On December 13, 2013, when the case finally seemed headed for a contentious trial, the parties settled. The agreement stated that Sotheby’s and the Duryodhana’s seller had “a good faith disagreement” with the United States regarding whether Cambodia owned the statue, but “further litigation of this action would be burdensome,” and so they “voluntarily determined” to transfer it to Cambodia. The US Attorney’s office withdrew allega­tions that the auction house had tried to mislead anyone about the statue’s provenance and that it had known of its disputed provenance before importing it.

In May, the New York Times re­ported an exciting development: the Norton Simon Museum had agreed to repatriate the Bhima. The Times also revealed that Christie’s had quietly recovered yet another of the Prasat Chen sculptures, the Balarama, in order to return it to Cambodia.

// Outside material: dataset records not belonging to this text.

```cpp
struct ConvF32Params {
    const float* x;
    const float* w;
    const float* scale;
    const float* bias;
    const float* res;
    float* out;
    int M, K, Cout;
    int H, W, Cin;
    int OH, OW, S, stride, pad;
    int relu;
};
void launch_conv_f32(const ConvF32Params& p, bool gemm_mode, int tile,
                     hipStream_t s);
void launch_pad_channels_f32(const float* x, float* y, long rows, int C,
                             int C4, hipStream_t s);

void launch_bn_act_f32(const float* x, const float* scale, const float* bias,
                       float* y, long total4, int c4, bool relu,
                       hipStream_t s);
void launch_add_act_f32(const float* a, const float* b, float* y,
                        long total4, bool relu, hipStream_t s);
void launch_relu_f32(const float* x, float* y, long total4, hipStream_t s);
void launch_cat2_f32(const float* a, const float* b, float* y, long rows,
                     int c1, int c2, hipStream_t s);
void launch_softmax_f32(const float* x, float* y, int rows, int cols,
                        hipStream_t s);
void launch_maxpool_f32(const float* x, float* y, int NB, int H, int W,
                        int C, int OH, int OW, int k, int stride, int pad,
                        hipStream_t s);
void launch_avgpool_f32(const float* x, float* y, int NB, int H, int W,
                        int C, int OH, int OW, int k, int stride, int pad,
                        hipStream_t s);
void launch_gap_f32(const float* x, float* y, int NB, int HW, int C,
                    hipStream_t s);

void launch_zfp_encode(const void* x, void* out, bool bf16_in, int d0,
                       int d1, int d2, int rate, hipStream_t s,
                       int phases = 3);
void launch_zfp_decode(const void* wire, void* y, bool bf16_out, int d0,
                       int d1, int d2, int rate, hipStream_t s);

void launch_fp8_encode(const void* x, long n, void* out, hipStream_t s);
void launch_fp8_decode(const void* wire, long n, void* y, hipStream_t s);

long lz4_max_compressed(long n);
long lz4_scratch_bytes(long n);
void launch_lz4_compress(const void* in, long n, void* scratch, void* out,
                         hipStream_t s);
void launch_lz4_wire_len(const void* out_stream, long n, void* len_out,
                         hipStream_t s);
void launch_lz4_decompress(const void* comp, void* out, long raw_len,
                           hipStream_t s);

}
```

defer_amd/ops/__init__.py:

```python

import os
from typing import Optional

import torch

from defer_amd.ops import reference as _ref

_hip = None
_hip_err: Optional[Exception] = None
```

On June 3, a decade of efforts of a great number of people was rewarded when Cambodia held another ceremony in Phnom Penh, this one to celebrate the return of the Duryodhana, the Bhima, and the Balarama. I was among the celebrants, along with Cambodian Deputy Prime Minister Sok An, Secretary of State Chan Tani, the stone conservator Simon Warrack, the archaeologist Eric Bourdonneau, and Anne Lemaistre, head of UNESCO Phnom Penh. Cambodian dancers greeted the statues, scarred with chisel marks, with a shower of jasmine blossoms, and representatives of the Norton Simon and Christie’s expressed pleasure at having aided their return. Sotheby’s, as the Cambodian Daily reported, “was notably absent.”

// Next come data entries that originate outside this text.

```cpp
SETK_DEV float row8_sum(float x) {
    int v = __builtin_bit_cast(int, x);
    x += __builtin_bit_cast(float, __builtin_amdgcn_update_dpp(0, v, 0xB1, 0xf, 0xf, true));
    v = __builtin_bit_cast(int, x);
    x += __builtin_bit_cast(float, __builtin_amdgcn_update_dpp(0, v, 0x4E, 0xf, 0xf, true));
    v = __builtin_bit_cast(int, x);
    x += __builtin_bit_cast(float, __builtin_amdgcn_update_dpp(0, v, 0x141, 0xf, 0xf, true));
    return x;
}
SETK_DEV float wave_max_nonneg(float x) {
    int v = __builtin_bit_cast(int, x);
    x = fmaxf(x, __builtin_bit_cast(float, __builtin_amdgcn_update_dpp(0, v, 0xB1, 0xf, 0xf, true)));
    v = __builtin_bit_cast(int, x);
    x = fmaxf(x, __builtin_bit_cast(float, __builtin_amdgcn_update_dpp(0, v, 0x4E, 0xf, 0xf, true)));
    v = __builtin_bit_cast(int, x);
    x = fmaxf(x, __builtin_bit_cast(float, __builtin_amdgcn_update_dpp(0, v, 0x141, 0xf, 0xf, true)));
    v = __builtin_bit_cast(int, x);
    x = fmaxf(x, __builtin_bit_cast(float, __builtin_amdgcn_update_dpp(0, v, 0x140, 0xf, 0xf, true)));
    const unsigned b = __builtin_bit_cast(unsigned, x);
    unsigned m = __builtin_amdgcn_readlane(b, 0);
    const unsigned m1 = __builtin_amdgcn_readlane(b, 16), m2 = __builtin_amdgcn_readlane(b, 32),
                   m3 = __builtin_amdgcn_readlane(b, 48);
    m = m > m1 ? m : m1;
    m = m > m2 ? m : m2;
    m = m > m3 ? m : m3;
    return __builtin_bit_cast(float, m);
}

template <int C, bool PCM = false>
__global__ __launch_bounds__(p2mc_threads(PCM), kP2McWavesPerSimd) void beamform_istft_mc_kernel(Pass2Args a) {
    constexpr int NT = p2mc_threads(PCM);
    constexpr int NW = NT / 64;
    constexpr int F = kBins;

    extern __shared__ __attribute__((aligned(16))) char smem[];
    char* p = smem;
    cf* wtab = reinterpret_cast<cf*>(p);
    p += ((size_t)C * F * sizeof(cf) + 15) & ~(size_t)15;
    mc::u4* tiles = reinterpret_cast<mc::u4*>(p);
    p += kP2McTiles * 1024;
    mc::f4* synr = reinterpret_cast<mc::f4*>(p);
    p += 2048;
    float* a16s = reinterpret_cast<float*>(p);
    p += (size_t)NW * kP2McGroup * 8 * mc::kOddPitch * sizeof(float);
    float* yodd_s = reinterpret_cast<float*>(p);
    p += NW * kP2McGroup * 16 * sizeof(float);
    float* red = reinterpret_cast<float*>(p);
    p += 64;
    uint2* carry_s = reinterpret_cast<uint2*>(p);

    const int tid = threadIdx.x;
    const int lane = tid & 63;
    const int wave = __builtin_amdgcn_readfirstlane(tid >> 6);
    const int c16 = lane & 15, g = lane >> 4;
    const WorkItem wi = a.items[blockIdx.x];
    const UttDesc ud = a.utts[wi.utt];
    const int n_samp = ud.num_samples;
    const int T = ud.num_frames;
    const int hop = kNfft / 2;
    const bool post_mask = (a.flags & 0x4) != 0;
    const bool clamp = (a.flags & 0x2) != 0;

    float in_sc = PCM ? 3.0517578125e-05f : 1.f, out_sc = 1.f;
    if (a.norm_bits) {
        const unsigned nb = a.norm_bits[wi.utt];
        int e = (int)((nb >> 23) & 0xff) - 126;
        e = (__builtin_bit_cast(float, nb) <= 1.f) ? 0 : (e > 100 ? 100 : e);
        in_sc *= __builtin_bit_cast(float, (unsigned)(127 - e) << 23);
        out_sc = __builtin_bit_cast(float, (unsigned)(127 + e) << 23);
    }
    {
        const cf* wsrc = reinterpret_cast<const cf*>(a.weight) + (size_t)wi.utt * C * kBinsPad;
        for (int i = tid; i < C * F; i += NT) {
            const int c = i / F, f = i - c * F;
            wtab[i] = wsrc[c * kBinsPad + f];
        }
    }
    mc::stage_tiles(tiles, a.mc_tab, mc::kW_BR_H, 10, tid, NT);
    mc::stage_tiles(tiles + 10 * 64, a.mc_tab, mc::kW_OT_H, 2, tid, NT);
    mc::stage_tiles(tiles + 12 * 64, a.mc_tab, mc::kW_MC_H, 8, tid, NT);
    for (int i = tid; i < 128; i += NT) {
        const int l = i & 63, t4 = i >> 6;
        const mc::f4 w = {a.mc_win[(4 * t4 + 0) * 64 + l] * in_sc, a.mc_win[(4 * t4 + 1) * 64 + l] * in_sc,
                          a.mc_win[(4 * t4 + 2) * 64 + l] * in_sc, a.mc_win[(4 * t4 + 3) * 64 + l] * in_sc};
        tiles[20 * 64 + i] = __builtin_bit_cast(mc::u4, w);
    }
    mc::stage_tiles(tiles + 22 * 64, a.mc_tab, mc::kW_TR, 3, tid, NT);
    for (int i = tid; i < 128; i += NT) {
        const int l = i & 63, hf = i >> 6;
        synr[i] = (mc::f4){a.mc_syn[(4 * hf + 0) * 64 + l] * out_sc, a.mc_syn[(4 * hf + 1) * 64 + l] * out_sc,
                           a.mc_syn[(4 * hf + 2) * 64 + l] * out_sc, a.mc_syn[(4 * hf + 3) * 64 + l] * out_sc};
    }
    struct { float tr[4], ti[4]; } K;
    float* yoddw = yodd_s + wave * kP2McGroup * 16;
    const int lane_bin = mc::bin_of(c16, g, 0);
    const cf* wl = wtab + lane_bin;
    const int lane_n = 64 * g + c16;
    float omax = 0.f;
    __syncthreads();

    const int per = (wi.t1 - wi.t0 + NW - 1) / NW;
    const int ta = wi.t0 + wave * per;
    const int tb = min(ta + per, wi.t1);
    const int tw = ta > 0 ? ta - 1 : ta;

    constexpr int R = kP2McGroup;
    float* a16g = a16s + wave * R * 8 * mc::kOddPitch;
    float carry[4] = {0.f, 0.f, 0.f, 0.f};
    auto chan = [&](int c) {
        if constexpr (PCM) return (gcshort_p)gptr(ud.audio) + (size_t)c * ud.ch_stride;
        else return gptr(ud.audio) + (size_t)c * n_samp;
    };
    uint2* carry_l = carry_s + (size_t)wave * C * 64 + lane;
    auto load_pair = [&](float (&v)[12], int (&nr)[4], int t0, int c, auto edge) __attribute__((always_inline)) {
        const auto x = chan(c);
        const int o = 64 * g + c16;
        const int s0 = min(t0, T - 1) * hop - a.g.pad, s1 = min(t0 + 1, T - 1) * hop - a.g.pad + 256;
        if constexpr (PCM) {
            const uint2 pk = carry_l[64 * c];
            v[0] = (float)(short)(pk.x & 0xffff);
            v[1] = (float)((int)pk.x >> 16);
            v[2] = (float)(short)(pk.y & 0xffff);
            v[3] = (float)((int)pk.y >> 16);
            if (!decltype(edge)::value) {
#pragma unroll
                for (int e = 0; e < 4; ++e) {
                    v[4 + e] = x[s0 + o + 256 + 16 * e];
                    nr[e] = x[s1 + o + 16 * e];
                }
            } else {
#pragma unroll
                for (int e = 0; e < 4; ++e) {
                    v[4 + e] = x[reflect_index(s0 + o + 256 + 16 * e, n_samp)];
                    nr[e] = x[reflect_index(s1 + o + 16 * e, n_samp)];
                }
            }
        } else {
            if (!decltype(edge)::value) {
#pragma unroll
                for (int e = 0; e < 4; ++e) {
                    v[e] = __builtin_nontemporal_load(&x[s0 + o + 16 * e]);
                    v[4 + e] = __builtin_nontemporal_load(&x[s0 + o + 256 + 16 * e]);
                }
#pragma unroll
                for (int e = 0; e < 4; ++e) v[8 + e] = x[s1 + o + 16 * e];
            } else {
#pragma unroll
                for (int e = 0; e < 4; ++e) {
                    v[e] = x[reflect_index(s0 + o + 16 * e, n_samp)];
                    v[4 + e] = x[reflect_index(s0 + o + 256 + 16 * e, n_samp)];
                    v[8 + e] = x[reflect_index(s1 + o + 16 * e, n_samp)];
                }
            }
        }
    };
    mc::f4 yr[R], yi[R];
    static_assert(R == 2, "the paired transform and the LDS carry are written for groups of two frames");
    float nxt[12];
    int nraw[4];
    auto group = [&](int t0, auto edge) __attribute__((always_inline)) {
#pragma unroll
        for (int k = 0; k < R; ++k) {
            yr[k] = (mc::f4){0.f, 0.f, 0.f, 0.f};
            yi[k] = (mc::f4){0.f, 0.f, 0.f, 0.f};
        }
#pragma unroll 1
        for (int c = 0; c < C; ++c) {
            float x0[8], x1[8];
#pragma unroll
            for (int e = 0; e < 4; ++e) {
                x0[e] = nxt[e];
                x0[4 + e] = nxt[4 + e];
                x1[e] = nxt[4 + e];
                if constexpr (PCM) x1[4 + e] = (float)nraw[e];
                else x1[4 + e] = nxt[8 + e];
            }
            if constexpr (PCM) {
                carry_l[64 * c] = make_uint2(__builtin_amdgcn_perm((unsigned)nraw[1], (unsigned)nraw[0], 0x05040100u),
                                             __builtin_amdgcn_perm((unsigned)nraw[3], (unsigned)nraw[2], 0x05040100u));
            }
            if (c + 1 < C) load_pair(nxt, nraw, t0, c + 1, edge);
            mc::f4 zr0, zi0, a16_0, zr1, zi1, a16_1;
            {
                asm volatile("" ::: "memory");
                const mc::f4 w0 = __builtin_bit_cast(mc::f4, tiles[20 * 64 + lane]);
                const mc::f4 w1 = __builtin_bit_cast(mc::f4, tiles[21 * 64 + lane]);
                const float win[8] = {w0[0], w0[1], w0[2], w0[3], w1[0], w1[1], w1[2], w1[3]};
                mc::forward2_t(x0, x1, win, [&](int i) { return mc::lds_h8(tiles, 12 + i, lane); },
                               [&](int i) { return __builtin_bit_cast(mc::f4, tiles[(22 + i) * 64 + lane]); },
                               zr0, zi0, a16_0, zr1, zi1, a16_1);
            }
            __builtin_amdgcn_sched_barrier(0);
            asm volatile("" ::: "memory");
            const cf* wc = wl + c * F;
            cf w[4];
#pragma unroll
            for (int r = 0; r < 4; ++r) w[r] = wc[32 * r];
            mc::store_a16(a16g, c, lane, a16_0);
            mc::store_a16(a16g + 8 * mc::kOddPitch, c, lane, a16_1);
#pragma unroll
            for (int r = 0; r < 4; ++r) {
                yr[0][r] = fmaf(zr0[r], w[r].x, fmaf(zi0[r], w[r].y, yr[0][r]));
                yi[0][r] = fmaf(zi0[r], w[r].x, fmaf(-zr0[r], w[r].y, yi[0][r]));
                yr[1][r] = fmaf(zr1[r], w[r].x, fmaf(zi1[r], w[r].y, yr[1][r]));
                yi[1][r] = fmaf(zi1[r], w[r].x, fmaf(-zr1[r], w[r].y, yi[1][r]));
            }
            __builtin_amdgcn_sched_barrier(0);
        }
    };
    auto span_is_edge = [&](int t0) {
        const int lo = t0 * hop - a.g.pad, hi = (t0 + R - 1) * hop - a.g.pad + kNfft;
        return lo < 0 || hi > n_samp || t0 + R > T;
    };
    auto request_group = [&](int t0) __attribute__((always_inline)) {
        if (span_is_edge(t0)) load_pair(nxt, nraw, t0, 0, std::true_type());
        else load_pair(nxt, nraw, t0, 0, std::false_type());
    };
    if constexpr (PCM) {
        if (tw < tb) {
#pragma unroll 1
            for (int c = 0; c < C; ++c) {
                const auto x = chan(c);
                const int s0 = tw * hop - a.g.pad, o = 64 * g + c16;
                int r[4];
#pragma unroll
                for (int e = 0; e < 4; ++e) r[e] = x[reflect_index(s0 + o + 16 * e, n_samp)];
                carry_l[64 * c] = make_uint2(__builtin_amdgcn_perm((unsigned)r[1], (unsigned)r[0], 0x05040100u),
                                             __builtin_amdgcn_perm((unsigned)r[3], (unsigned)r[2], 0x05040100u));
            }
        }
    }
    if (tw < tb) request_group(tw);
#pragma unroll 1
    for (int t0 = tw; t0 < tb; t0 += R) {
        const int nf = min(R, tb - t0);
        if (span_is_edge(t0)) group(t0, std::true_type());
        else group(t0, std::false_type());
        if (t0 + R < tb) request_group(t0 + R);
        const int t1 = min(t0 + 1, T - 1);
        int lt = lane;
        asm volatile("" : "+v"(lt));
        const int kf = (lt >> 3) & 1, co = lt & 7, c16 = lt & 15, g = lt >> 4;
        const bool odd_on = co < C;
        const cf* wo = wtab + (odd_on ? co : 0) * F + 16 + 64 * g;
        const int orow = 8 * kf + (odd_on ? co : C - 1);
        float yo[4];
        {
            asm volatile("" ::: "memory");
            const mc::f4 d = mc::odd_tile_row(a16g, mc::lds_h8(tiles, 10, lane), mc::lds_h8(tiles, 11, lane), lane, orow);
            const cf w0 = wo[0], w1 = wo[32];
            yo[0] = odd_on ? fmaf(d[0], w0.x, d[1] * w0.y) : 0.f;
            yo[1] = odd_on ? fmaf(d[1], w0.x, -d[0] * w0.y) : 0.f;
            yo[2] = odd_on ? fmaf(d[2], w1.x, d[3] * w1.y) : 0.f;
            yo[3] = odd_on ? fmaf(d[3], w1.x, -d[2] * w1.y) : 0.f;
#pragma unroll
            for (int i = 0; i < 4; ++i) yo[i] = row8_sum(yo[i]);
        }
        mc::f4 fr[R], fi[R];
#pragma unroll
        for (int k = 0; k < R; ++k) {
            fr[k] = yr[k];
            fi[k] = yi[k];
        }
        if (post_mask) {
            const float* mrow = ud.mask_s + (size_t)t0 * F;
            const unsigned dm = (unsigned)(t1 - t0) * F;
            unsigned mo = (unsigned)lane_bin, mq = 16u + 64u * (unsigned)g + (kf ? dm : 0u);
            asm volatile("" : "+v"(mo), "+v"(mq));
#pragma unroll
            for (int k = 0; k < R; ++k) {
#pragma unroll
                for (int r = 0; r < 4; ++r) {
                    float m = mrow[mo + (k ? dm : 0u) + 32 * r];
                    if (clamp) m = fminf(m, 1.f);
                    fr[k][r] *= m;
                    fi[k][r] *= m;
                }
            }
            float m0 = mrow[mq], m1 = mrow[mq + 32];
            if (clamp) { m0 = fminf(m0, 1.f); m1 = fminf(m1, 1.f); }
            yo[0] *= m0;
            yo[1] *= m0;
            yo[2] *= m1;
            yo[3] *= m1;
        }
        const float yom = fmaxf(fmaxf(fabsf(yo[0]), fabsf(yo[1])), fmaxf(fabsf(yo[2]), fabsf(yo[3])));
        float sc[R], isc[R];
#pragma unroll
        for (int k = 0; k < R; ++k) {
            fi[k][0] = (lane == 0) ? 0.f : fi[k][0];
            fi[k][3] = (lane == 32) ? 0.f : fi[k][3];
            float mxl = (kf == k) ? yom : 0.f;
#pragma unroll
            for (int r = 0; r < 4; ++r) mxl = fmaxf(mxl, fmaxf(fabsf(fr[k][r]), fabsf(fi[k][r])));
            const float mxw = wave_max_nonneg(mxl);
            int ex = (int)((__builtin_bit_cast(unsigned, mxw) >> 23) & 0xff);
            ex = ex < 16 ? 16 : (ex > 250 ? 250 : ex);
            sc[k] = __builtin_bit_cast(float, (unsigned)(264 - ex) << 23);
            isc[k] = __builtin_bit_cast(float, (unsigned)(ex - 10) << 23);
        }
        {
            const float scl = kf ? sc[1] : sc[0];
            if ((c16 & 7) == 0) *reinterpret_cast<mc::f4*>(yoddw + 16 * kf + 4 * g) = (mc::f4){yo[0] * scl, yo[1] * scl, yo[2] * scl, yo[3] * scl};
        }
        float e16[R];
        {
            float v[8];
            const mc::f4 v0 = *reinterpret_cast<const mc::f4*>(yoddw + 16 * (c16 & 1) + 8 * (g & 1));
            const mc::f4 v1 = *reinterpret_cast<const mc::f4*>(yoddw + 16 * (c16 & 1) + 8 * (g & 1) + 4);
            const float rowsel = c16 < R ? 1.f : 0.f;
#pragma unroll
            for (int e = 0; e < 4; ++e) {
                v[e] = v0[e] * rowsel;
                v[4 + e] = v1[e] * rowsel;
            }
            const mc::f4 d = mc::inv_odd_tile(v, mc::lds_h8(tiles, 8, lane), mc::lds_h8(tiles, 9, lane), lane);
            e16[0] = d[0];
            e16[1] = d[1];
        }
#pragma unroll
        for (int k = 0; k < R; ++k) {
#pragma unroll
            for (int r = 0; r < 4; ++r) {
                fr[k][r] *= sc[k];
                fi[k][r] *= sc[k];
            }
        }
        float bmid0[8], bmid1[8];
        {
            const mc::f4 tt0 = __builtin_bit_cast(mc::f4, tiles[22 * 64 + lane]);
            const mc::f4 tt1 = __builtin_bit_cast(mc::f4, tiles[23 * 64 + lane]);
#pragma unroll
            for (int r = 0; r < 4; ++r) {
                K.tr[r] = tt0[r];
                K.ti[r] = tt1[r];
            }
        }
        auto inv_tile = [&](int i) { return mc::lds_h8(tiles, i, lane); };
        mc::inverse2_a(fr[0], fi[0], e16[0], fr[1], fi[1], e16[1], inv_tile, K.tr, K.ti, bmid0, bmid1, lane);
        asm volatile("" ::: "memory");
        mc::f4 y0[R], y1[R];
        mc::inverse2_b(bmid0, bmid1, inv_tile, y0[0], y1[0], y0[1], y1[1]);
        const mc::f4 s0 = synr[lane], s1 = synr[64 + lane];
#pragma unroll
        for (int k = 0; k < R; ++k) {
            if (k >= nf) break;
            const int t = t0 + k;
            float blk[4];
#pragma unroll
            for (int r = 0; r < 4; ++r) blk[r] = fmaf(y0[k][r], s0[r] * isc[k], carry[r]);
            if (t == 0) {
#pragma unroll
                for (int r = 0; r < 4; ++r) blk[r] *= gptr(a.mc_edge)[r * 64 + lane];
            }
            if (t >= ta) {
                const int o = t * hop - a.g.pad + lane_n;
#pragma unroll
                for (int r = 0; r < 4; ++r) {
                    const int oo = o + 16 * r;
                    if (oo >= 0 && oo < ud.out_len) {
                        ud.wave_f32[oo] = blk[r];
                        omax = fmaxf(omax, fabsf(blk[r]));
                    }
                }
            }
#pragma unroll
            for (int r = 0; r < 4; ++r) carry[r] = y1[k][r] * (s1[r] * isc[k]);
        }
    }
// ... 60 lines not shown
```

Davis (left) and Thanaren Than, her colleague at Cambodian Heritage Trust, celebrate the return of the Duryodhana, the Bhima, and the Balarama at a ceremony on June 3, 2014, in Phnom Penh. Photo courtesy of Tess Davis

During that decade, my colleagues and I have documented many scars from Cambodia’s plunder–desecrated tombs, beheaded statues, and ransacked temples. Last summer alone, our team covered some 1,550 miles of highways and dirt roads. We now believe that Ta Mok, a famously violent senior Khmer Rouge leader known as the Butcher and Brother Number Five, may well have played a personal role in the removal of ancient statues from Koh Ker; that likelihood supports the notion that looted Khmer objects at museums around the world should be considered blood antiquities. And in all this time, I have yet to visit a single temple in the country that has not been a victim of looting. I don’t know anyone who has.